*ACTIVITY*
Below are records; count how many of their lines contain the string "hipMemcpyAsync", and give only that number.
☆ ☆ ☆ ☆ ☆ ☆ ☆
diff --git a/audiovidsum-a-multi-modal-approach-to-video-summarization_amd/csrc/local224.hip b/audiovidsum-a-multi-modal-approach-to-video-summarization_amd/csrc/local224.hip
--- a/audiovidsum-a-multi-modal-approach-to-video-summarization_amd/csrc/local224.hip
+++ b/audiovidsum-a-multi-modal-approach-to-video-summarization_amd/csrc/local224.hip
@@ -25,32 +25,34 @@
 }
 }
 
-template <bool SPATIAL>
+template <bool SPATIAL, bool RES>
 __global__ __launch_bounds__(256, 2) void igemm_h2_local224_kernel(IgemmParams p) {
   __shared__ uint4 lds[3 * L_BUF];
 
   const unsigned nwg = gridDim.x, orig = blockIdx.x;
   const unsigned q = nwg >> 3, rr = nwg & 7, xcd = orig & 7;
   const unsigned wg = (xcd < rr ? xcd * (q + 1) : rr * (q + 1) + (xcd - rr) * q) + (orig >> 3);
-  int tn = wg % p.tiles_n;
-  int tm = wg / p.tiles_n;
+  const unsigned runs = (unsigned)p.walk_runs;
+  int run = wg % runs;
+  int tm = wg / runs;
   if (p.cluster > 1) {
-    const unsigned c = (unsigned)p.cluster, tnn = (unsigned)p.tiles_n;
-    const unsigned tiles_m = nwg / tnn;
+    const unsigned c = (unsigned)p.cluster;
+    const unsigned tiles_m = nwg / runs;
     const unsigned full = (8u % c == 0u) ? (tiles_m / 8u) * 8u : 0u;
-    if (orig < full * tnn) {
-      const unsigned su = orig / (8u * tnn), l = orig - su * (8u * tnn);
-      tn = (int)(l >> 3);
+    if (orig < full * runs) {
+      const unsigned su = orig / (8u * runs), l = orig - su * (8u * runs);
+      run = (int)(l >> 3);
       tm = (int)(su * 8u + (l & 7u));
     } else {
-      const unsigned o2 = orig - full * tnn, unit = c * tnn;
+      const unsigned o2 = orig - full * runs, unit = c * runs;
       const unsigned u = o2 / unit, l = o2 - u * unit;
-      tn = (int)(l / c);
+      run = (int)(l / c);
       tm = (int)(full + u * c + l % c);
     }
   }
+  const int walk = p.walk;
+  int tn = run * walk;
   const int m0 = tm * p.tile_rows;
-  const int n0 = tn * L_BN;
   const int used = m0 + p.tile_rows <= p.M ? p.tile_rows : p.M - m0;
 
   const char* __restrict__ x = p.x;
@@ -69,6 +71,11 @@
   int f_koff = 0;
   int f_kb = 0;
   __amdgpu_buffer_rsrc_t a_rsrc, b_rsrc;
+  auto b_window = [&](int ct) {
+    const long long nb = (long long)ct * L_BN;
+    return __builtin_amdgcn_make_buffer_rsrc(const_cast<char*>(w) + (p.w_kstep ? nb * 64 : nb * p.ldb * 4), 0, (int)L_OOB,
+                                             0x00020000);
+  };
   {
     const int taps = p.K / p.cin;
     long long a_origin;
☆ ☆ ☆ ☆ ☆ ☆ ☆
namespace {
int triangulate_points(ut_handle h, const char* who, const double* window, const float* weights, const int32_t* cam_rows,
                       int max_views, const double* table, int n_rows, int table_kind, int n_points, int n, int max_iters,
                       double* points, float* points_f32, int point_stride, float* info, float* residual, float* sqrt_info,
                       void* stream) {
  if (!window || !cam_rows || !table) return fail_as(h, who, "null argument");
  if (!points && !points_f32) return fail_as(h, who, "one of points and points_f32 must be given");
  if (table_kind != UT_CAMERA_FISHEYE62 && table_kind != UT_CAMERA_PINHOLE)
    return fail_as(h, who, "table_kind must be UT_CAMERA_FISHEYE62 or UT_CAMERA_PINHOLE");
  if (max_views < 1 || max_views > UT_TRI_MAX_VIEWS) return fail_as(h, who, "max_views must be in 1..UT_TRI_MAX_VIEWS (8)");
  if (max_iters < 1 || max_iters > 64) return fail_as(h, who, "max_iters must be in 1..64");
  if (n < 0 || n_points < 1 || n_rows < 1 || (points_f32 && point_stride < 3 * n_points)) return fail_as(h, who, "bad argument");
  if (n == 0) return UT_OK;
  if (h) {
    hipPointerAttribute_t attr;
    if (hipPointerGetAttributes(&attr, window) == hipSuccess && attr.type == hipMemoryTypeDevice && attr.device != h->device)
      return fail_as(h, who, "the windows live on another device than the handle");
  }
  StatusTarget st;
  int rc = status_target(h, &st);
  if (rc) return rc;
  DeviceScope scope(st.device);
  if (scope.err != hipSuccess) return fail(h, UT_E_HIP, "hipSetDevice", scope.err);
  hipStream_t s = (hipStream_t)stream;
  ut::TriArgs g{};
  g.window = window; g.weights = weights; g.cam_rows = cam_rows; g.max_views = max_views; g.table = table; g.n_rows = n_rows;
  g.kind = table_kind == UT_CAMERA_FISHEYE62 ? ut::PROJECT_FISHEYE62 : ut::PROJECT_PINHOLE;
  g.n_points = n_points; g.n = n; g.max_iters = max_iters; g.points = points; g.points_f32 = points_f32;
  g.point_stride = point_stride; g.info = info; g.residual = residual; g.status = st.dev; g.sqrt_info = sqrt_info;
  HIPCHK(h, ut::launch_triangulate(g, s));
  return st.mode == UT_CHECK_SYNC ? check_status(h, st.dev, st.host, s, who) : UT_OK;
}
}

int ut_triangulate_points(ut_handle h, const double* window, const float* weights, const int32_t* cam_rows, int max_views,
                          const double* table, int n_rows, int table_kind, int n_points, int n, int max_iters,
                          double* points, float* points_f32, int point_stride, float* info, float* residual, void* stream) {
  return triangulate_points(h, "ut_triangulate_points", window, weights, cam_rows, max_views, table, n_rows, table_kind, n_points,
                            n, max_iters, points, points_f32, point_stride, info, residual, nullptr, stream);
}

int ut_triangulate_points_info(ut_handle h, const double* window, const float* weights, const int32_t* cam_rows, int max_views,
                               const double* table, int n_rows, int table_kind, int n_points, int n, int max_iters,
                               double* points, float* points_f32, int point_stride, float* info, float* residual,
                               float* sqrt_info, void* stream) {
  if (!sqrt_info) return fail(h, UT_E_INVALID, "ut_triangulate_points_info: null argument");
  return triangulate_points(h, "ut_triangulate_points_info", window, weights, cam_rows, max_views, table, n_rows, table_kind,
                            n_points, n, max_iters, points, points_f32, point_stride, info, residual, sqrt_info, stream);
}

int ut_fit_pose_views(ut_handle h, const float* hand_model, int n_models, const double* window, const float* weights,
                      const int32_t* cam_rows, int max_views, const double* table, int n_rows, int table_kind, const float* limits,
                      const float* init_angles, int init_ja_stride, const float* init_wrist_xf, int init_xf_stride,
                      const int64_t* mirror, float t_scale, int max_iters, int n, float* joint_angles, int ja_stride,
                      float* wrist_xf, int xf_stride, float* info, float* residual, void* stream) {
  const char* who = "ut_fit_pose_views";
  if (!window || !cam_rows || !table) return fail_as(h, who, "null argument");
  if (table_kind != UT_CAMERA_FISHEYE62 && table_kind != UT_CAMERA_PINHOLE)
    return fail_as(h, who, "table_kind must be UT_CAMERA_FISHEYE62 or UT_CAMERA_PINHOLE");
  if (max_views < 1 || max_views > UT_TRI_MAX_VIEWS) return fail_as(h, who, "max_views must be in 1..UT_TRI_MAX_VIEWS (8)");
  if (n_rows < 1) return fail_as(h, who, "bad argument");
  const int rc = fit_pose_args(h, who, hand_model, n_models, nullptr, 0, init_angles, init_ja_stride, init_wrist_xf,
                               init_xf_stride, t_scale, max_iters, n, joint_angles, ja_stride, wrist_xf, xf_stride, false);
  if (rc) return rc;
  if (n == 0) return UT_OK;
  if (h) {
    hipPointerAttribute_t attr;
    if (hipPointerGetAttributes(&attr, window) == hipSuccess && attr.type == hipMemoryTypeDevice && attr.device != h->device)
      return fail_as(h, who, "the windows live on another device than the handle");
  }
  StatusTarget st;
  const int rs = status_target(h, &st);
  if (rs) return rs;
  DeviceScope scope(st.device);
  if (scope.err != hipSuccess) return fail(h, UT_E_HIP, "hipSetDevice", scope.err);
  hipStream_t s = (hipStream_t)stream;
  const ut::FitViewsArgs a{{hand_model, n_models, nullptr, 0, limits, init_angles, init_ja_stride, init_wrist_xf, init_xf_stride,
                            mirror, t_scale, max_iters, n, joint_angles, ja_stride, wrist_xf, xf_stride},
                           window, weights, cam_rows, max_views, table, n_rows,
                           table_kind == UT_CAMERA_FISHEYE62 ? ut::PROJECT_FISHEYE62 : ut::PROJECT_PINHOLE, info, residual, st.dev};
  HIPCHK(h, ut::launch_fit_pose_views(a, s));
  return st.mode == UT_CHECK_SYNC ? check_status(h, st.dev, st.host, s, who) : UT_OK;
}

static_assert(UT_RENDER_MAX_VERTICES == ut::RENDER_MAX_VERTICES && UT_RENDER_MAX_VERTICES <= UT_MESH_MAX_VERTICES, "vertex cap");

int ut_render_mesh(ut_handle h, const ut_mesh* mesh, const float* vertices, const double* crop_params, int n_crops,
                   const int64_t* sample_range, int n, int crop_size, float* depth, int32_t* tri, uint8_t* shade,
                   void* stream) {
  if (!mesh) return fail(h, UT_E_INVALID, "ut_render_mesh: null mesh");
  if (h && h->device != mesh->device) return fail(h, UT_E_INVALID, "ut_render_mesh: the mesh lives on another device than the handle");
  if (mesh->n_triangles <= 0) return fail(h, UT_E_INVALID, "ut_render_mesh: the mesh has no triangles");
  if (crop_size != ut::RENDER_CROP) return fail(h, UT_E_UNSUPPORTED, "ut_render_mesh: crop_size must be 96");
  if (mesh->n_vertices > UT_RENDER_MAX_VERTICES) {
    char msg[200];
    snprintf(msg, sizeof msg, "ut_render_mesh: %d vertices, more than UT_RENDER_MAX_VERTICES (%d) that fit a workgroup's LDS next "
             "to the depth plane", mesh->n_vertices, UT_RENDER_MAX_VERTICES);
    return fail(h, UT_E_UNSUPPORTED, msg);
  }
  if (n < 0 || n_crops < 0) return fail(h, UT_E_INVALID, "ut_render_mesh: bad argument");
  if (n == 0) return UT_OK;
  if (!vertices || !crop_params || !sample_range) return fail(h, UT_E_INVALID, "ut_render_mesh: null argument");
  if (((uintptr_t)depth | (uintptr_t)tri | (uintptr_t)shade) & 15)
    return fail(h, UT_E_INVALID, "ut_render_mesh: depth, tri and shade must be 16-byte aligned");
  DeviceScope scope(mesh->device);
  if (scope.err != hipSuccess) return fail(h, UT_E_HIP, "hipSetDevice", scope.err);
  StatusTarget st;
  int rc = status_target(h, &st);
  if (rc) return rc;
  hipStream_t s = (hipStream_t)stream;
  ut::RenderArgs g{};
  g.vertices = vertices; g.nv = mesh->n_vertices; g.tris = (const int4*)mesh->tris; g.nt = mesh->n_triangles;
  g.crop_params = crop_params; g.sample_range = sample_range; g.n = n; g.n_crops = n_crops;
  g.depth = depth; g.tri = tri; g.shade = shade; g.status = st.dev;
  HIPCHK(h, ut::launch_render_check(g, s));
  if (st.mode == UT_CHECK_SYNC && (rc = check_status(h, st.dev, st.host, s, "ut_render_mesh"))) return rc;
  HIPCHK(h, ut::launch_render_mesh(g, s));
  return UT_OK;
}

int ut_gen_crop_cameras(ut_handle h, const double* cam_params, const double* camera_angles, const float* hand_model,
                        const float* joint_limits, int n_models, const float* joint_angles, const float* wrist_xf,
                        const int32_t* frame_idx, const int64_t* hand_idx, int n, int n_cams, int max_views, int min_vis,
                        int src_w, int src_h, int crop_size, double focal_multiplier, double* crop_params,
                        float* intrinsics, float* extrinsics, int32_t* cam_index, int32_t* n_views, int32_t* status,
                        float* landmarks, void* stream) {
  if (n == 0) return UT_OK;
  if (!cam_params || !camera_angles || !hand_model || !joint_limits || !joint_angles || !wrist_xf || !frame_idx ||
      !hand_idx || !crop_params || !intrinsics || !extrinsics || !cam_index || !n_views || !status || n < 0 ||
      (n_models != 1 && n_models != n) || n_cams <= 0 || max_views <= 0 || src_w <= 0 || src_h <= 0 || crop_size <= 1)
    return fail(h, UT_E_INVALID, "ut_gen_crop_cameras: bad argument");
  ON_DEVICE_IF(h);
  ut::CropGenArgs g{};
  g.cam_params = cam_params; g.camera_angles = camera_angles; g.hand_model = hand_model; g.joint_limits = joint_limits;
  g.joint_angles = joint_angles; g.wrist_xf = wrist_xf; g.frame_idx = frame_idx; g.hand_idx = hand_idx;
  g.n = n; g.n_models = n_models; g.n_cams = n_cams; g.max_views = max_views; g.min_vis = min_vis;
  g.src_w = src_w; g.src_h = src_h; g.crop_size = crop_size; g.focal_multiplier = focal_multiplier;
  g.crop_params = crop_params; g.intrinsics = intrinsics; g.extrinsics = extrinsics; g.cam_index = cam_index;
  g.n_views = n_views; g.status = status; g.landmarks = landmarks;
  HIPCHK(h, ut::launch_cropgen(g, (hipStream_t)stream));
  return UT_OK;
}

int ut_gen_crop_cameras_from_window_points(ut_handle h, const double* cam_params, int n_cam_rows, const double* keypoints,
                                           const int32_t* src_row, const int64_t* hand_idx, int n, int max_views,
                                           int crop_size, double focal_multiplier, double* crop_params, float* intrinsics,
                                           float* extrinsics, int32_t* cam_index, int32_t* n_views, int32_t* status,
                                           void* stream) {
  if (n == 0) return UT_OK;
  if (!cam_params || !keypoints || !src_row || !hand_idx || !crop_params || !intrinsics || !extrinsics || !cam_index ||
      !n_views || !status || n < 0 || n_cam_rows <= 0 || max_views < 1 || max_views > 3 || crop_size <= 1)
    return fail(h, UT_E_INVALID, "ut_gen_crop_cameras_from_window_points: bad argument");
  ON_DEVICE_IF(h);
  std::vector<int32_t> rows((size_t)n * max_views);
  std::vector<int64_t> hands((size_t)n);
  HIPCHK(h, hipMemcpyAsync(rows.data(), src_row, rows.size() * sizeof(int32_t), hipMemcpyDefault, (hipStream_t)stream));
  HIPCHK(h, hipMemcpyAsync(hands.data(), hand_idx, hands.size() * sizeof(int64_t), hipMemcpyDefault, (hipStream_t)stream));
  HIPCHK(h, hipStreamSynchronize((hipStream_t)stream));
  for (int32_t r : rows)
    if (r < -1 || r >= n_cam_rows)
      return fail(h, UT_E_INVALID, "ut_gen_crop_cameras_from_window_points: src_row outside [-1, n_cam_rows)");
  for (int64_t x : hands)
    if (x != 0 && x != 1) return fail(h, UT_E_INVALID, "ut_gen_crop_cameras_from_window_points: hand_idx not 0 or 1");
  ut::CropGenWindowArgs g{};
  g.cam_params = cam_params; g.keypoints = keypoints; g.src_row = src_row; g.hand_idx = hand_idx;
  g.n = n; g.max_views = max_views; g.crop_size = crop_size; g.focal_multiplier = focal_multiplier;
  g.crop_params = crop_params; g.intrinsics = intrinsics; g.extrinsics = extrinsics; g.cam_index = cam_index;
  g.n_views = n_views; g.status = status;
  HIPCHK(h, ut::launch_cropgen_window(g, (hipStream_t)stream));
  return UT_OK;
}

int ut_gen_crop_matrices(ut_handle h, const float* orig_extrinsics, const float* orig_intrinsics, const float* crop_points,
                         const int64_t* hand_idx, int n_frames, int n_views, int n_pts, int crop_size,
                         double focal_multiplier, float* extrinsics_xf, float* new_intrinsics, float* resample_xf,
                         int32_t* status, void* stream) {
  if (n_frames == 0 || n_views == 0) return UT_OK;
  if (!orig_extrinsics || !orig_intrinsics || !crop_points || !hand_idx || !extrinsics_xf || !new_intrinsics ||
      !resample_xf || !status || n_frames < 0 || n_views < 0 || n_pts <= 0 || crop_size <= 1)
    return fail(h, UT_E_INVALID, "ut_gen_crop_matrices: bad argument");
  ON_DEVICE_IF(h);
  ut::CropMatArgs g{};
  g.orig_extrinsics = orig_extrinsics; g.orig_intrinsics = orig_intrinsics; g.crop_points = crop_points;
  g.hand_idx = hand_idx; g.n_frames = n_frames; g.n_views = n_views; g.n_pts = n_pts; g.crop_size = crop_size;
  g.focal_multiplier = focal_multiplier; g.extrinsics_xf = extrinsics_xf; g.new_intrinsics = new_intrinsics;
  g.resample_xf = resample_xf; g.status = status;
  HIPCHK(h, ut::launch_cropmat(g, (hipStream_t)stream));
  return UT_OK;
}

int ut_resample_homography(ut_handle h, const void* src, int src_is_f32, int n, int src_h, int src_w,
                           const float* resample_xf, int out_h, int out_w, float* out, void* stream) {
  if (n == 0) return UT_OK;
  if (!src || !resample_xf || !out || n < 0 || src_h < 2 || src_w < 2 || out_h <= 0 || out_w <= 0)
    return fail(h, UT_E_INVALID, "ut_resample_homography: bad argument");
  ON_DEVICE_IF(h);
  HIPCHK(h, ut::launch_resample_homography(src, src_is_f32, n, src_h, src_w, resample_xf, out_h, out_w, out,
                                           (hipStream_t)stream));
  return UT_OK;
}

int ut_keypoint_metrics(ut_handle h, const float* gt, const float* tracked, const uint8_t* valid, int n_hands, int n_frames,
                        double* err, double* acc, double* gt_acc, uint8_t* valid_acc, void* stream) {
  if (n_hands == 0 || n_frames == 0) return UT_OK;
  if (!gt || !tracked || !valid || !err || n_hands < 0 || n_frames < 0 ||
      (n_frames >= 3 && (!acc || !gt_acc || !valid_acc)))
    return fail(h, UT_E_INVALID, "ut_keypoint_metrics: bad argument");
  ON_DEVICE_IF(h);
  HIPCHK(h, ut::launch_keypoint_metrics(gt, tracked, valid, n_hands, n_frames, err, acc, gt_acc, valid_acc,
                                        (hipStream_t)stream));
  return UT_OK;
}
☆ ☆ ☆ ☆ ☆ ☆ ☆
*WRITTEN SOLUTION*
2